Ngin Khan Do, a 61-year-old Chin refugee had a similar story. “We are struggling because of the lockdown,” Do told me. “Two of my children were working but they got laid off. One worked in a restaurant and the other worked in a small factory. They are our main breadwinners. We need to pay rent on top of that. Especially if we are sick, we cannot afford to buy food.” Do said he had been living in Delhi for ten years. “The young and old of the refugee community are not able to secure jobs in established organisations and companies due to the lack of an Indian identification card,” Do said. “Thereby, they have to resort to jobs that do not require us to have an ID such as an Aadhar card, Pan card or Voter ID. These jobs don’t pay well.”
The impact-assessment report published by Vijay Rajkumar and the CRC also noted that the lack of government documents had impoverished the Chin refugee community. “Young boys and girls are compelled to start working at the age of 14-15 years working as helpers, waiters and waitresses to ensure the survival of the families,” the report noted. “Most refugees in this age group are working. They lose out on a chance for a proper education and being able to invest in their future. Physical and verbal harassment is common. Efforts to support continuation of education including financial to ensure they continue their education at least till class IX is an urgent priority.” It continued, “Young girls start working at the age of 14-15 years, many of them were working in banquet halls, working as waitresses prior to the lockdown getting Rs 500–600 per night to support their families. They have to wear short skirts and skimpy clothes and face sexual harassment on a daily basis.”
“When our youth go for interviews in any good company, if they have no ID and cannot provide an Aadhar card, they start facing problems,” Em Naulak, the secretary of a wing of the CRC that works with the Zomi community, told me. “Even to work in call centers, if they don’t have an Aadhar card, they are not accepted. Another requisite is to have bank accounts and to create a bank account, one needs a PAN card as well as an Aadhar card. As a result, the majority of our youth work in hotels and restaurants and other odd jobs. It is not possible to have a stable position in a good company.” Naulak told me that since most refugees worked in restaurants and in the unorganised sector, the lockdowns to curb the COVID-19 pandemic had hit them particularly hard.
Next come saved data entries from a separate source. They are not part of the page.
@@ -651,7 +652,11 @@
         }
         if (timing || wdebug) {
             std::fprintf(stderr, "[timing] stitch: bookkeeping %.1f ms, paths %.1f ms, chains %.1f ms; posting jobs (all callers) %.1f ms; fetch memory: chunk %zu of %zu; walk arena: %.2f of %.2f GB used\n", t_st[0], t_st[1], t_st[2], t_st[3],
-                         fetch_chunk + 1, g->fetch_chunks.size(), g->walk_arena_used / 1e9, g->walk_arena_cap / 1e9);
+                         fetch_chunk + 1, g->fetch_chunks.size(), g->arena_state.used() / 1e9, g->arena_state.end / 1e9);
+            std::fprintf(stderr, "[timing] walk arena ends: %llu bytes bottom-up, %llu top-down, %llu of those cleared up front, %llu read back as clean, clean extent found from %llu of %llu; %llu batches in the slots; publishes: %llu waited for the stream, %llu did not\n",
+                         (unsigned long long)g->arena_state.bottom, (unsigned long long)g->arena_state.top, (unsigned long long)n_top_cleared, (unsigned long long)n_top_checked,
+                         (unsigned long long)found_clean_lo, (unsigned long long)g->arena_state.end, (unsigned long long)n_slot_batches, (unsigned long long)n_publish_waited,
+                         (unsigned long long)n_publish_free);
             std::fprintf(stderr, "[timing] leaping zone: %llu segment jobs, %llu adopted, refused by reason (unusable, no junction, not a boundary, cannot leap yet, window top, window bottom, contig-following record, coordinate-free record): %llu %llu %llu %llu %llu %llu %llu %llu\n",
                          (unsigned long long)n_leap_jobs, (unsigned long long)n_leap_adopted.load(), (unsigned long long)n_leap_refused[0].load(), (unsigned long long)n_leap_refused[1].load(), (unsigned long long)n_leap_refused[2].load(),
                          (unsigned long long)n_leap_refused[3].load(), (unsigned long long)n_leap_refused[4].load(), (unsigned long long)n_leap_refused[5].load(), (unsigned long long)n_leap_refused[6].load(), (unsigned long long)n_leap_refused[7].load());
@@ -764,11 +769,16 @@
         }
         return PAG_OK;
     }
-    int run() {
+    int walk() {
         int rc;
         if ((rc = begin()) || (rc = setup_contigs())) return rc;
         if (n_sel == 0) return PAG_OK;
         if ((rc = first_seeds()) || (rc = setup_rings()) || (rc = reserve_arena()) || (rc = post_first_rounds()) || (rc = event_loop())) return rc;
         return finish();
     }
+    int run() {
+        const int rc = walk();
+        finish_arena();
+        return rc;
+    }
 };
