# denix56/SI-Mamba

Hardware: AMD Instinct MI355X
Metric: point-clouds/sec (fwd+bwd) (higher is better)
Workload: dtype f32; 1 GPU; PointMamba classifier train step (FPS+kNN grouping, encoder, spectral SAST ordering, 12 Mamba blocks d=384 at L=1024, head, AdamW), 1024 pts -> 128 patches; global_batch=64, per_gpu_batch=64, npoints=1024, patches=128, mamba_seq_len=1024, parallelism=dp1, communicator_ranks=1, library_gemm=tuned solution table (si_mamba_amd/tuned/gemm_gfx950.csv)

## Files before the change

include/simamba.h:

```cpp
#ifndef SIMAMBA_H_
#define SIMAMBA_H_

#include <stddef.h>

#ifdef __cplusplus
extern "C" {
#endif

#define SIMAMBA_ABI_VERSION 9

#define SIMAMBA_F32  0
#define SIMAMBA_BF16 1

#define SIMAMBA_OK            0
#define SIMAMBA_E_NULLPTR    -1
#define SIMAMBA_E_SHAPE      -2
#define SIMAMBA_E_DTYPE      -3
#define SIMAMBA_E_DSTATE     -4
#define SIMAMBA_E_WIDTH      -5
#define SIMAMBA_E_WORKSPACE  -6
#define SIMAMBA_E_GROUPS     -7
#define SIMAMBA_E_ALIGN      -8
#define SIMAMBA_E_VARIANT    -9
#define SIMAMBA_E_BIAS       -10
// ... 74 lines not shown
                         void* stream);
int simamba_conv_xdt_proj_fwd(const void* x, const float* cw, const float* cb, const void* wx, const void* wdt,
                              void* xconv, void* xdbl, void* delta, int batch, int D, int seqlen, int S, int R,
                              int io_dtype, long long x_bstride, void* stream);

int simamba_seq_gather_fwd(const void* in, const int* idx, void* out, int batch, int channels, int G, int L,
                           long long out_bstride, int io_dtype, void* stream);
int simamba_seq_gather_bwd(const void* dout, const int* inv, void* din, int batch, int channels, int G, int L,
                           int R, long long dout_bstride, int io_dtype, void* stream);

int simamba_causal_conv1d_fwd(const void* x, const float* w, const float* bias, void* out,
                              int batch, int dim, int seqlen, int width, int silu,
                              int io_dtype, long long x_bstride, void* stream);
int simamba_causal_conv1d_bwd(const void* x, const float* w, const float* bias,
                              const void* dout, void* dx, float* dw, float* dbias,
                              int batch, int dim, int seqlen, int width, int silu,
                              int io_dtype, long long x_bstride, long long dx_bstride, void* stream);
long long simamba_causal_conv1d_bwd_workspace_floats(int batch, int dim, int seqlen, int width, int flags);
int simamba_causal_conv1d_bwd_ex(const void* x, const float* w, const float* bias,
                                 const void* dout, void* dx, float* dw, float* dbias,
                                 int batch, int dim, int seqlen, int width, int silu,
                                 int io_dtype, long long x_bstride, long long dx_bstride, int flags,
                                 float* workspace, long long workspace_floats, void* stream);

int simamba_add_layer_norm_grid(int batch, int rows_per_batch);
int simamba_add_layer_norm_fwd(const void* hidden, const float* residual, const float* rowscale,
                               const float* weight, const float* bias, float* residual_out,
                               void* normed, float* mean, float* rstd, int batch, int rows_per_batch,
                               int dim, float eps, int hidden_dtype, int out_dtype, void* stream);
int simamba_add_layer_norm_bwd(const void* dnormed, const float* dresidual_out,
                               const float* residual_out, const float* mean, const float* rstd,
                               const float* weight, const float* rowscale, float* dresidual,
                               void* dhidden, float* dwb_partial, int batch, int rows_per_batch,
                               int dim, int hidden_dtype, int out_dtype, void* stream);

#define SIMAMBA_NORM_RMS 1
int simamba_add_layer_norm_fwd_ex(const void* hidden, const float* residual, const float* rowscale,
                                  const float* weight, const float* bias, float* residual_out,
                                  void* normed, float* mean, float* rstd, int batch, int rows_per_batch,
                                  int dim, float eps, int hidden_dtype, int out_dtype, int flags, void* stream);
int simamba_add_layer_norm_bwd_ex(const void* dnormed, const float* dresidual_out,
                                  const float* residual_out, const float* mean, const float* rstd,
                                  const float* weight, const float* rowscale, float* dresidual,
                                  void* dhidden, float* dwb_partial, int batch, int rows_per_batch,
                                  int dim, int hidden_dtype, int out_dtype, int flags, void* stream);
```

Naulak said that donations to the CRC have also reduced this year. “In other years we receive aid from other countries but this time since Myanmar is under crisis, those who want to help have concentrated their donations to Myanmar so that is our situation right now,” he told me.
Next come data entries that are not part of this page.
_P = c_void_p
_SIGNATURES = {
    'dm_version': (c_int, []),
    'dm_last_error': (c_char_p, []),
# ... 31 lines not shown
    'dm_mlp_head_fwd': (c_int, [c_int, c_int, c_int, c_int, c_int, _P, c_int, POINTER(dm_mlp_params), _P, _P, _P,
                                c_size_t, _P]),
    'dm_mlp_head_fwd_sparse': (c_int, [c_int, c_int, c_int, c_int, c_int, c_int, _P, c_int, POINTER(dm_mlp_params), _P, _P, _P, c_size_t, _P]),
    'dm_mlp_head_bwd': (c_int, [c_int, c_int, c_int, c_int, c_int, _P, c_int, POINTER(dm_mlp_params), _P, _P,
                                POINTER(dm_mlp_grads), _P, c_int, c_int, _P, c_size_t, _P]),
    'dm_head_loss': (c_int, [c_int, c_int, _P, _P, c_float, c_float, _P, _P, _P, _P]),
    'dm_head_loss_normal_nd': (c_int, [c_int, c_int, _P, _P, c_float, c_float, _P, _P, _P, _P]),
    'dm_head_loss_catsup': (c_int, [c_int, c_int, c_int, _P, c_int, _P, _P, c_float, _P, _P, _P, _P, _P]),
    'dm_disag_reward': (c_int, [c_int, c_int, c_int, _P, c_int64, c_int, c_float, _P, _P]),
    'dm_ensemble_mse': (c_int, [c_int, c_int, c_int, _P, c_int64, c_int, _P, c_int, _P, c_float, _P, _P, _P]),
    'dm_cat_target_index': (c_int, [c_int, c_int, c_int, _P, _P, _P]),
    'dm_cat_image_loss': (c_int, [c_int, c_int, c_int, c_int, _P, c_int, _P, _P, _P, _P]),
    'dm_cat_image_pred': (c_int, [c_int, c_int, c_int, c_int, _P, c_int, _P, _P, _P, _P, _P, _P]),
    'dm_cat_concat_rows': (c_int, [c_int, c_int, c_int, c_int, _P, c_int, _P, _P, _P]),
    'dm_dense_image_rows': (c_int, [c_int, c_int, c_int, _P, _P, _P, _P, _P, c_int, _P]),
    'dm_elu_rows_fwd': (c_int, [c_int, c_int, _P, c_int, _P, c_int, _P]),
    'dm_elu_rows_bwd': (c_int, [c_int, c_int, _P, c_int, _P, c_int, _P, c_int, _P]),
    'dm_cat_image_loss_mix': (c_int, [c_int, c_int, c_int, c_int, _P, c_int, _P, c_float, _P, _P, _P]),
    'dm_goals_stats_ws_floats': (c_size_t, [c_int, c_int]),
    'dm_goals_stats': (c_int, [c_int, c_int, _P, _P, _P, _P, _P, c_size_t, _P]),
    'dm_preprocess_image_u8': (c_int, [c_int64, c_int, c_int, _P, _P, _P]),
    'dm_conv_encoder_acts_floats': (c_size_t, [POINTER(dm_shape)]),
    'dm_conv_encoder_fwd': (c_int, [POINTER(dm_shape), _P, POINTER(dm_conv_params), _P, _P, _P, c_size_t, _P]),
    'dm_conv_encoder_bwd': (c_int, [POINTER(dm_shape), _P, POINTER(dm_conv_params), _P, _P, POINTER(dm_conv_grads), _P,
                                    c_size_t, _P]),
    'dm_conv_encoder_fwd_planes': (c_int, [POINTER(dm_shape), _P, POINTER(dm_conv_params), _P, _P, _P, _P, c_int, _P, c_size_t, _P]),
    'dm_conv_encoder_bwd_planes': (c_int, [POINTER(dm_shape), _P, POINTER(dm_conv_params), _P, _P, _P, _P, c_int,
                                           POINTER(dm_conv_grads), _P, c_size_t, _P]),
    'dm_conv_decoder_acts_floats': (c_size_t, [POINTER(dm_shape)]),
    'dm_conv_decoder_pred_offset': (c_size_t, [POINTER(dm_shape)]),
    'dm_conv_decoder_mse_fwd': (c_int, [POINTER(dm_shape), _P, c_int, _P, POINTER(dm_conv_params), _P, _P, _P, _P,
                                        c_size_t, _P]),
    'dm_conv_decoder_mse_bwd': (c_int, [POINTER(dm_shape), _P, c_int, _P, POINTER(dm_conv_params), _P, c_float,
                                        POINTER(dm_conv_grads), _P, c_int, _P, c_size_t, _P]),
    'dm_conv_decoder_mse_bwd_rows': (c_int, [POINTER(dm_shape), _P, c_int, _P, POINTER(dm_conv_params), _P, c_float, _P,
                                             POINTER(dm_conv_grads), _P, c_int, _P, c_size_t, _P]),
    'dm_rssm_acts_floats': (c_size_t, [POINTER(dm_shape)]),
    'dm_rssm_sequence_fwd': (c_int, [POINTER(dm_shape), _P, _P, _P, _P, _P, _P, _P, POINTER(dm_rssm_params), _P, _P, _P,
                                     _P, _P, _P, c_size_t, _P]),
    'dm_rssm_sequence_bwd': (c_int, [POINTER(dm_shape), _P, _P, _P, POINTER(dm_rssm_params), _P, _P, _P, _P, _P, _P,
                                     POINTER(dm_rssm_grads), _P, _P, c_size_t, _P]),
    'dm_dream_rollout': (c_int, [POINTER(dm_shape), c_int, _P, POINTER(dm_rssm_params), POINTER(dm_mlp_params), _P, _P,
                                 _P, _P, _P, _P, _P, _P, c_size_t, _P]),
    'dm_gae_losses': (c_int, [c_int, c_int, c_float, c_float, _P, _P, _P, _P, _P, _P, _P, _P]),
    'dm_actor_loss': (c_int, [c_int, c_int, _P, _P, _P, _P, c_float, c_float, _P, _P, _P, _P]),
    'dm_critic_loss': (c_int, [c_int, _P, _P, _P, c_float, _P, _P, _P]),
    'dm_sample_continuous': (c_int, [c_int, c_int, c_int, _P, _P, _P, _P]),
    'dm_actor_loss_continuous': (c_int, [c_int, c_int, c_int, _P, _P, _P, _P, c_float, c_float, _P, _P, _P, _P]),
    'dm_multi_sum': (c_int, [c_int, POINTER(dm_reduce_item), _P, _P]),
    'dm_combine': (c_int, [c_int, _P, POINTER(c_float), _P, _P]),
    'dm_multi_tensor_norm_clip': (c_int, [_P, c_int64, c_float, _P, _P, c_size_t, _P]),
    'dm_scale_inplace': (c_int, [_P, c_int64, _P, _P]),
    'dm_adamw_step': (c_int, [_P, _P, _P, _P, c_int64, c_float, c_float, c_float, c_float, c_float, c_int, _P, _P]),
    'dm_copy_params': (c_int, [_P, _P, c_int64, _P]),
    'dm_axpby': (c_int, [c_int64, c_float, _P, c_float, _P, _P]),
    'dm_prof_begin': (c_int, [c_int]),
    'dm_prof_end': (c_int, [POINTER(ctypes.c_double), c_int]),
    'dm_prof_rows': (c_int, [POINTER(ctypes.c_double), c_int]),
    'dm_mlp_chain_min_rows': (c_int, [c_int]),
    'dm_rollout_fuse_act_enable': (c_int, [c_int]),
    'dm_bf16_twins_enable': (c_int, [c_int]),
    'dm_gemm_dma_enable': (c_int, [c_int]),
    'dm_gemm_plan_query': (c_int, [c_int, c_int, c_int, c_int, c_int, c_int, c_int, c_int, c_int, c_int, c_int, c_int, c_size_t,
                                   POINTER(c_int32)]),
    'dm_mlp_plan_query': (c_int, [c_int] * 15 + [c_size_t, POINTER(c_int32)]),
    'dm_convt_kskip_enable': (c_int, [c_int]),
    'dm_conv_plan_query': (c_int, [c_int, POINTER(dm_shape), c_int, POINTER(c_int32), POINTER(c_size_t)]),
    'dm_kl_staged_enable': (c_int, [c_int]),
    'dm_dec_l4_bwd_direct_enable': (c_int, [c_int]),
    'dm_dec_l4_fwd_shared_enable': (c_int, [c_int]),
    'dm_rssm_lds_enable': (c_int, [c_int]),
    'dm_bptt_fold_enable': (c_int, [c_int]),
    'dm_rssm_lds_status': (c_int, []),
    'dm_rssm_lds_status_ack': (c_int, []),
    'dm_rssm_lds_gave_up': (c_int, []),
    'dm_rssm_lds_prof': (c_int, [_P, c_int]),
    'dm_rssm_last_schedule': (c_int, [c_int]),
    'dm_wgrad_side_arm': (c_int, [c_int]),
    'dm_wgrad_side_touch': (c_int, []),
    'dm_wgrad_side_join': (c_int, [_P]),
    'dm_dream_rollout_marks': (c_int, [c_int, POINTER(c_int), POINTER(c_void_p)]),
    'dm_mlp_head_fwd_rows': (c_int, [c_int, c_int, c_int, c_int, c_int, c_int, c_int, c_int, _P, c_int, POINTER(dm_mlp_params), _P, _P, _P,
                                     c_size_t, _P]),
    'dm_replay_gather': (c_int, [c_int, c_int, c_int, POINTER(dm_replay_field), _P, _P, _P]),
    'dm_gru_sequence_acts_floats': (c_size_t, [c_int, c_int, c_int, c_int]),
    'dm_gru_sequence_ws_bytes': (c_size_t, [c_int, c_int, c_int, c_int]),
    'dm_gru_sequence_fwd': (c_int, [c_int, c_int, c_int, c_int, _P, c_int, _P, _P, POINTER(dm_gru_params), _P, _P, c_int,
                                    _P, c_size_t, _P]),
    'dm_gru_sequence_bwd': (c_int, [c_int, c_int, c_int, c_int, _P, c_int, POINTER(dm_gru_params), _P, _P, c_int, _P, c_int,
                                    POINTER(dm_gru_grads), _P, c_int, _P, c_size_t, _P]),
    'dm_gru_sequence_last_schedule': (c_int, []),
    'dm_gru_sequence_fuse_enable': (c_int, [c_int]),
    'dm_policy_draw_ws_floats': (c_size_t, [c_int]),
    'dm_policy_draw': (c_int, [c_int, c_int, c_int, _P, c_int, _P, _P, _P, c_int, _P, _P, _P, _P, _P, c_size_t, _P]),
    'dm_policy_draw_mode': (c_int, [c_int, c_int, c_float, c_int, c_int, _P, c_int, _P, _P, _P, _P, c_int, _P, _P, _P, _P, _P, c_size_t,
                                    _P]),
    'dm_cem_draw': (c_int, [c_int, c_int, c_int, c_int, c_int, _P, _P, _P, _P, _P]),
    'dm_cem_update': (c_int, [c_int, c_int, c_int, c_int, c_int, c_int, c_float, _P, _P, _P, _P, _P, _P, c_float, c_float, _P, _P, _P,
                              _P, _P, _P]),
    'dm_twohot_decode': (c_int, [c_int, c_int, _P, c_int, _P, _P, _P]),
    'dm_twohot_loss': (c_int, [c_int, c_int, c_int, _P, c_int, _P, _P, _P, c_float, _P, _P, _P, _P]),
    'dm_return_norm': (c_int, [c_int, _P, c_float, c_float, c_float, c_float, c_int, _P, _P, _P, c_int, _P]),
    'dm_twohot_head_loss': (c_int, [c_int, c_int, c_int, _P, c_int, _P, _P, c_float, _P, _P, _P, _P]),
    'dm_metric_accum': (c_int, [c_int, _P, _P, _P, _P, _P, _P]),
    'dm_batch_stats': (c_int, [c_int, _P, _P, _P, _P, _P]),
    'dm_masked_mean': (c_int, [c_int, c_int, _P, c_int, c_int, _P, c_int, _P, _P]),
    'dm_export_image_u8': (c_int, [c_int, c_int, c_int, c_int, c_int, c_int, _P, _P, _P]),
}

Fanai told me that he had no hope of getting help from either the UN or the Indian government. “So far five of our people have passed away due to COVID-19,” he told me. “The last one was found dead in his room with no care received at all. The Delhi Mizo Welfare has helped us in providing oxygen to some of our members who needed it. There is nothing that can be done from the UN at this point, we don’t know if they are afraid or what other reasons they have to not help us. We are just dependent on Mizo welfare, there is no point depending on the UN.”